If we use a camera take a picture of the same scene in the same position from a different angle, we can estimate the transformation between the two images as a perspective projection. Determining this transformation matrix H will allow us to merge the images into a single mosaiced image. I shot several images at different angles. These images are shown below.
|
|
|
|
|
|
Similar to project 3, in order to get a good result, correspondences (keypoints) must be defined first. To find the transform matrix H, we can unroll the matrix into a column vector h. From here, we can expand the relationship H*v = v', or [[a b c] [d e f] [g h 1]] * [[x0] [y0] [1]] = w * [[x1] [y1] [1]] where w is some arbitrary scaling vector. Expanding this out in terms of H's contents will allow us to find two systems of equations for the variables inside of H (one for each coordinate, x and y). Thus, given four coordinate pairs we can uniquely determine all contents of h. We write this as Ah = b, where A is an 8x8 matrix and b is the an 8x1 matrix consisting of the four points' column vectors stacked on top of each other.

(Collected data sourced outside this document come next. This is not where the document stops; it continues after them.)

#define DC_SL(r) (G::R == 5 ? 5 * (r) : 8 * (r))
#define DC_SW(r) (G::R == 5 ? ((r) == 4 ? 26 : 5 * (r) + 4) : ((r) == 2 ? 24 : 8 * (r) + 6))
    DC_STAMP(1);
    for (int c = 0; c < nks; ++c) {
        DC_STAMP(2 + 4 * (c & 7));
        __syncthreads();
        const uint4 *st = lds + (c & 1) * G::STAGE + rdb;
        const int nbuf = (c + 1) & 1;
#pragma unroll
        for (int n = 0; n < NB; ++n) Bl[n] = st[2 * G::PPAD + tapoff(n, 0, 0)];
        DC_STAMP(3 + 4 * (c & 7));
        auto stage_event = [&](int phi) {
#pragma unroll
            for (int r = 0; r < G::R; ++r) {
                if (phi == DC_SW(r)) swrite(r, nbuf);
                if (phi == DC_SL(r)) sload(r, c + 1);
            }
        };
        auto do_tap = [&](auto tapc, uint4 (&A)[MB][3], uint4 (&Ao)[MB][3]) {
            constexpr int tap = decltype(tapc)::value;
            constexpr int dy = tap / 3, dx = tap - 3 * dy;
            constexpr int dyn = (tap + 1) / 3, dxn = (tap + 1) - 3 * dyn;
#pragma unroll
            for (int n = 0; n < NB; ++n) Bh[n] = st[tapoff(n, dy, dx)];
            __builtin_amdgcn_sched_barrier(0);
#pragma unroll
            for (int m = 0; m < MB; ++m) Ao[m][0] = aload(c, tap + 1, m, 0);
            stage_event(3 * tap);
#pragma unroll
            for (int m = 0; m < MB; ++m)
#pragma unroll
                for (int n = 0; n < NB; ++n) acc[m][n] = SF_MFMA(A[m][2], Bl[n], acc[m][n]);
            __builtin_amdgcn_sched_barrier(0);
#pragma unroll
            for (int m = 0; m < MB; ++m) A[m][2] = aload(c, tap + 2, m, 2);
            if (tap < 8) {
#pragma unroll
                for (int n = 0; n < NB; ++n) Bl[n] = st[2 * G::PPAD + tapoff(n, dyn, dxn)];
            }
            stage_event(3 * tap + 1);
#pragma unroll
            for (int m = 0; m < MB; ++m)
#pragma unroll
                for (int n = 0; n < NB; ++n) acc[m][n] = SF_MFMA(A[m][1], Bh[n], acc[m][n]);
            __builtin_amdgcn_sched_barrier(0);
#pragma unroll
            for (int m = 0; m < MB; ++m) A[m][1] = aload(c, tap + 2, m, 1);
            stage_event(3 * tap + 2);
#pragma unroll
            for (int m = 0; m < MB; ++m)
#pragma unroll
                for (int n = 0; n < NB; ++n) acc[m][n] = SF_MFMA(A[m][0], Bh[n], acc[m][n]);
            __builtin_amdgcn_sched_barrier(0);
        };
        do_tap(DC_IC(0), AE, AO); do_tap(DC_IC(1), AO, AE); do_tap(DC_IC(2), AE, AO); DC_STAMP(4 + 4 * (c & 7)); do_tap(DC_IC(3), AO, AE); do_tap(DC_IC(4), AE, AO);
        do_tap(DC_IC(5), AO, AE); DC_STAMP(5 + 4 * (c & 7)); do_tap(DC_IC(6), AE, AO); do_tap(DC_IC(7), AO, AE); do_tap(DC_IC(8), AE, AO);
#pragma unroll
        for (int m = 0; m < MB; ++m)
#pragma unroll
            for (int t = 0; t < 3; ++t) { const uint4 tmp = AE[m][t]; AE[m][t] = AO[m][t]; AO[m][t] = tmp; }
    }
#undef DC_SL
#undef DC_SW

    const int H = Hout, W = Wout, HW = Hout * Wout;
    DC_STAMP(34);
    float gchk = 0.f;
    if (guard) {
#pragma unroll
        for (int m = 0; m < MB; ++m)
#pragma unroll
            for (int n = 0; n < NB; ++n)
#pragma unroll
                for (int r = 0; r < 16; ++r) MFR_GUARD_ACC(gchk, acc[m][n][r]);
        mfr_guard_commit(guard, gchk);
    }
    const int px = x0 + (lane & 31);
    const int half = lane >> 5;
    const int Ho = POOL ? (H >> 1) : H, Wo = POOL ? (W >> 1) : W;
    const size_t cstride = (size_t)Ho * Wo;
    const int cpad1 = (Cout + 63) / 64 * 64 - 1;
    auto activate = [&](float v) { return act == 1 ? fmaxf(v, 0.f) : act == 2 ? (v > 0.f ? v : 0.01f * v) : v; };
    const __amdgpu_buffer_rsrc_t rsY = __builtin_amdgcn_make_buffer_rsrc((void *)(y + (size_t)b * Cout * cstride), 0, (int)(Cout * cstride * 4), MFR_RSRC_FLAGS);
    const __amdgpu_buffer_rsrc_t rsR = __builtin_amdgcn_make_buffer_rsrc((void *)(residual ? residual + (size_t)b * Cout * HW : nullptr), 0, residual ? Cout * HW * 4 : 0, MFR_RSRC_FLAGS);
    if (ldrows > 0) {
        const __amdgpu_buffer_rsrc_t rsQ = __builtin_amdgcn_make_buffer_rsrc((void *)(y + (size_t)b * HW * ldrows), 0, HW * ldrows * 4, MFR_RSRC_FLAGS);
        unsigned pixrow[NB];
#pragma unroll
        for (int n = 0; n < NB; ++n) {
            const int oy = y0 + NB * ng + n;
            pixrow[n] = (oy < H && px < W) ? (unsigned)(oy * W + px) * (unsigned)ldrows * 4u : DC_OOB;
        }
        DC_STAMP(36);
#pragma unroll
        for (int m = 0; m < MB; ++m)
#pragma unroll
            for (int q = 0; q < 4; ++q) {
                const int c0 = (mb0 + m) * 32 + 8 * q + 4 * half;
                float o4[4], b4[4];
#pragma unroll
                for (int k = 0; k < 4; ++k) { o4[k] = oscale[min(c0 + k, cpad1)]; b4[k] = bias ? bias[min(c0 + k, Cout - 1)] : 0.f; }
                const unsigned cpart = c0 < Cout ? (unsigned)c0 * 4u : 0x40000000u;
#pragma unroll
                for (int n = 0; n < NB; ++n) {
                    typedef unsigned dc_u32x4 __attribute__((ext_vector_type(4)));
                    const float4 v = make_float4(activate(__builtin_fmaf(acc[m][n][4 * q], o4[0], b4[0])), activate(__builtin_fmaf(acc[m][n][4 * q + 1], o4[1], b4[1])),
                                                 activate(__builtin_fmaf(acc[m][n][4 * q + 2], o4[2], b4[2])), activate(__builtin_fmaf(acc[m][n][4 * q + 3], o4[3], b4[3])));
                    __builtin_amdgcn_raw_buffer_store_b128(__builtin_bit_cast(dc_u32x4, v), rsQ, cpart + pixrow[n], 0, 0);
                }
            }
    } else if (!(W & 3)) {
        const int L8 = lane >> 3, L7 = lane & 7;
        float os[MB][4], bv[MB][4];
        unsigned cho[MB][4];
#pragma unroll
        for (int m = 0; m < MB; ++m)
#pragma unroll
            for (int j = 0; j < 4; ++j) {
                const int co = (mb0 + m) * 32 + 8 * j + L8;
                os[m][j] = oscale[min(co, cpad1)];
                bv[m][j] = bias ? bias[min(co, Cout - 1)] : 0.f;
                cho[m][j] = co < Cout ? (unsigned)co * (unsigned)cstride * 4u : 0x40000000u;
            }
        unsigned pix[NB];
#pragma unroll
        for (int n = 0; n < NB; ++n) {
            const int oy = y0 + NB * ng + n, xg = x0 + 4 * L7;
            if (POOL) pix[n] = ((oy >> 1) < Ho && (xg >> 1) < Wo) ? (unsigned)((oy >> 1) * Wo + (xg >> 1)) * 4u : DC_OOB;
            else      pix[n] = (oy < H && xg < W) ? (unsigned)(oy * W + xg) * 4u : DC_OOB;
        }
        __syncthreads();
        DC_STAMP(36);
        float *tb = (float *)lds + 1024 * w;
        constexpr int NSTEP = POOL ? 2 : 1;
        constexpr int DC_RD = 6;
        float4 rv[POOL ? 1 : MB * NB * 4];
        auto rload = [&](int it) {
            if (!POOL) rv[it] = __builtin_bit_cast(float4, __builtin_amdgcn_raw_buffer_load_b128(rsR, cho[it / (4 * NB)][it & 3] + pix[(it >> 2) % NB], 0, 0));
        };
        if (!POOL && residual) {
#pragma unroll
            for (int it = 0; it < DC_RD; ++it) rload(it);
        }
#pragma unroll
        for (int m = 0; m < MB; ++m)
#pragma unroll
            for (int n = 0; n < NB; n += NSTEP) {
                if (m == 1 && n == 0) DC_STAMP(37);
#pragma unroll
                for (int r = 0; r < 16; ++r)
// ... 12 lines not shown
                        if (residual) {
                            if (it + DC_RD < MB * NB * 4) rload(it + DC_RD);
                            v.x += rv[it].x; v.y += rv[it].y; v.z += rv[it].z; v.w += rv[it].w;
                        }
                        v = make_float4(activate(v.x), activate(v.y), activate(v.z), activate(v.w));
                        typedef unsigned dc_u32x4 __attribute__((ext_vector_type(4)));
                        __builtin_amdgcn_raw_buffer_store_b128(__builtin_bit_cast(dc_u32x4, v), rsY, cho[m][j] + pix[n], 0, 0);
                    }
                }
            }
    } else {
        float osv[MB][16], bvv[MB][16];
#pragma unroll
        for (int m = 0; m < MB; ++m)
#pragma unroll
            for (int r = 0; r < 16; ++r) {
                const int co = (mb0 + m) * 32 + (r & 3) + 8 * (r >> 2) + 4 * half;
                osv[m][r] = oscale[min(co, cpad1)];
                bvv[m][r] = bias ? bias[min(co, Cout - 1)] : 0.f;
            }
        unsigned pixoff[NB];
#pragma unroll
        for (int n = 0; n < NB; ++n) {
            const int oy = y0 + NB * ng + n;
            if (POOL) pixoff[n] = (!(lane & 1) && (oy >> 1) < Ho && (px >> 1) < Wo) ? (unsigned)((oy >> 1) * Wo + (px >> 1)) * 4u : DC_OOB;
            else      pixoff[n] = (oy < H && px < W) ? (unsigned)(oy * W + px) * 4u : DC_OOB;
        }
        auto choff = [&](int m, int r) -> unsigned {
            const int co = (mb0 + m) * 32 + (r & 3) + 8 * (r >> 2) + 4 * half;
            return co < Cout ? (unsigned)co * (unsigned)cstride * 4u : 0x40000000u;
        };
        DC_STAMP(36);
        if (POOL) {
#pragma unroll
            for (int m = 0; m < MB; ++m)
#pragma unroll
                for (int r = 0; r < 16; ++r) {
                    const unsigned co4 = choff(m, r);
#pragma unroll
                    for (int n = 0; n < NB; n += 2) {
                        float v = fmaxf(__builtin_fmaf(acc[m][n][r], osv[m][r], bvv[m][r]), __builtin_fmaf(acc[m][n + 1][r], osv[m][r], bvv[m][r]));
                        v = activate(fmaxf(v, __shfl_xor(v, 1)));
                        __builtin_amdgcn_raw_buffer_store_b32(__builtin_bit_cast(unsigned, v), rsY, co4 + pixoff[n], 0, 0);
                    }
                }
        } else {
            constexpr int DC_RD = 4;
// ... 46 lines not shown
    return n;
}
int mfr_dconv_profile(unsigned long long *out_host)
{
    return hipMemcpyFromSymbol(out_host, HIP_SYMBOL(dc_prof), sizeof(unsigned long long) * 512, 0, hipMemcpyDeviceToHost) == hipSuccess ? 0 : MFR_E_LAUNCH;
}
#endif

A perspective projection transform is uniquely determined by four pairwise corresponding points, but this would be highly susceptible to noise. To protect against noise, we can overdetermine the system by selecting more than four points. We can then use least squares to determine the closest fitting h, by simply doing inv(A^T * A) * A^T * b.
Provided the perspective transform, we can warp images to match each other. I used an inverse warp; for each pixel inside my final image, I multiplied the coordinate by the inverse of the homography matrix to determine which pixel in the original image the current value should correspond to, and interpolated if the pixel index was off an integer value. A calculator is shown at two different angles below; one angle is then warped to match the other.
|
|
|
|
|
|
|
Given two identically warped images, we can overlay the matching parts to create an extended version of the original images. I did this by creating a blank canvas, and adding images onto it. I applied a mask that was 1 everywhere except for where image 1 and image 2 were both non-zero, where I blended the overlapping area together to create the final image. The products of this method are shown below.
|
|
|
|
|
|
|
|
|
I've learned that transform matrices give us a lot of information! (not just perspective projections). Once a transform matrix is determined we can do a lot of things with it that are visually very interesting.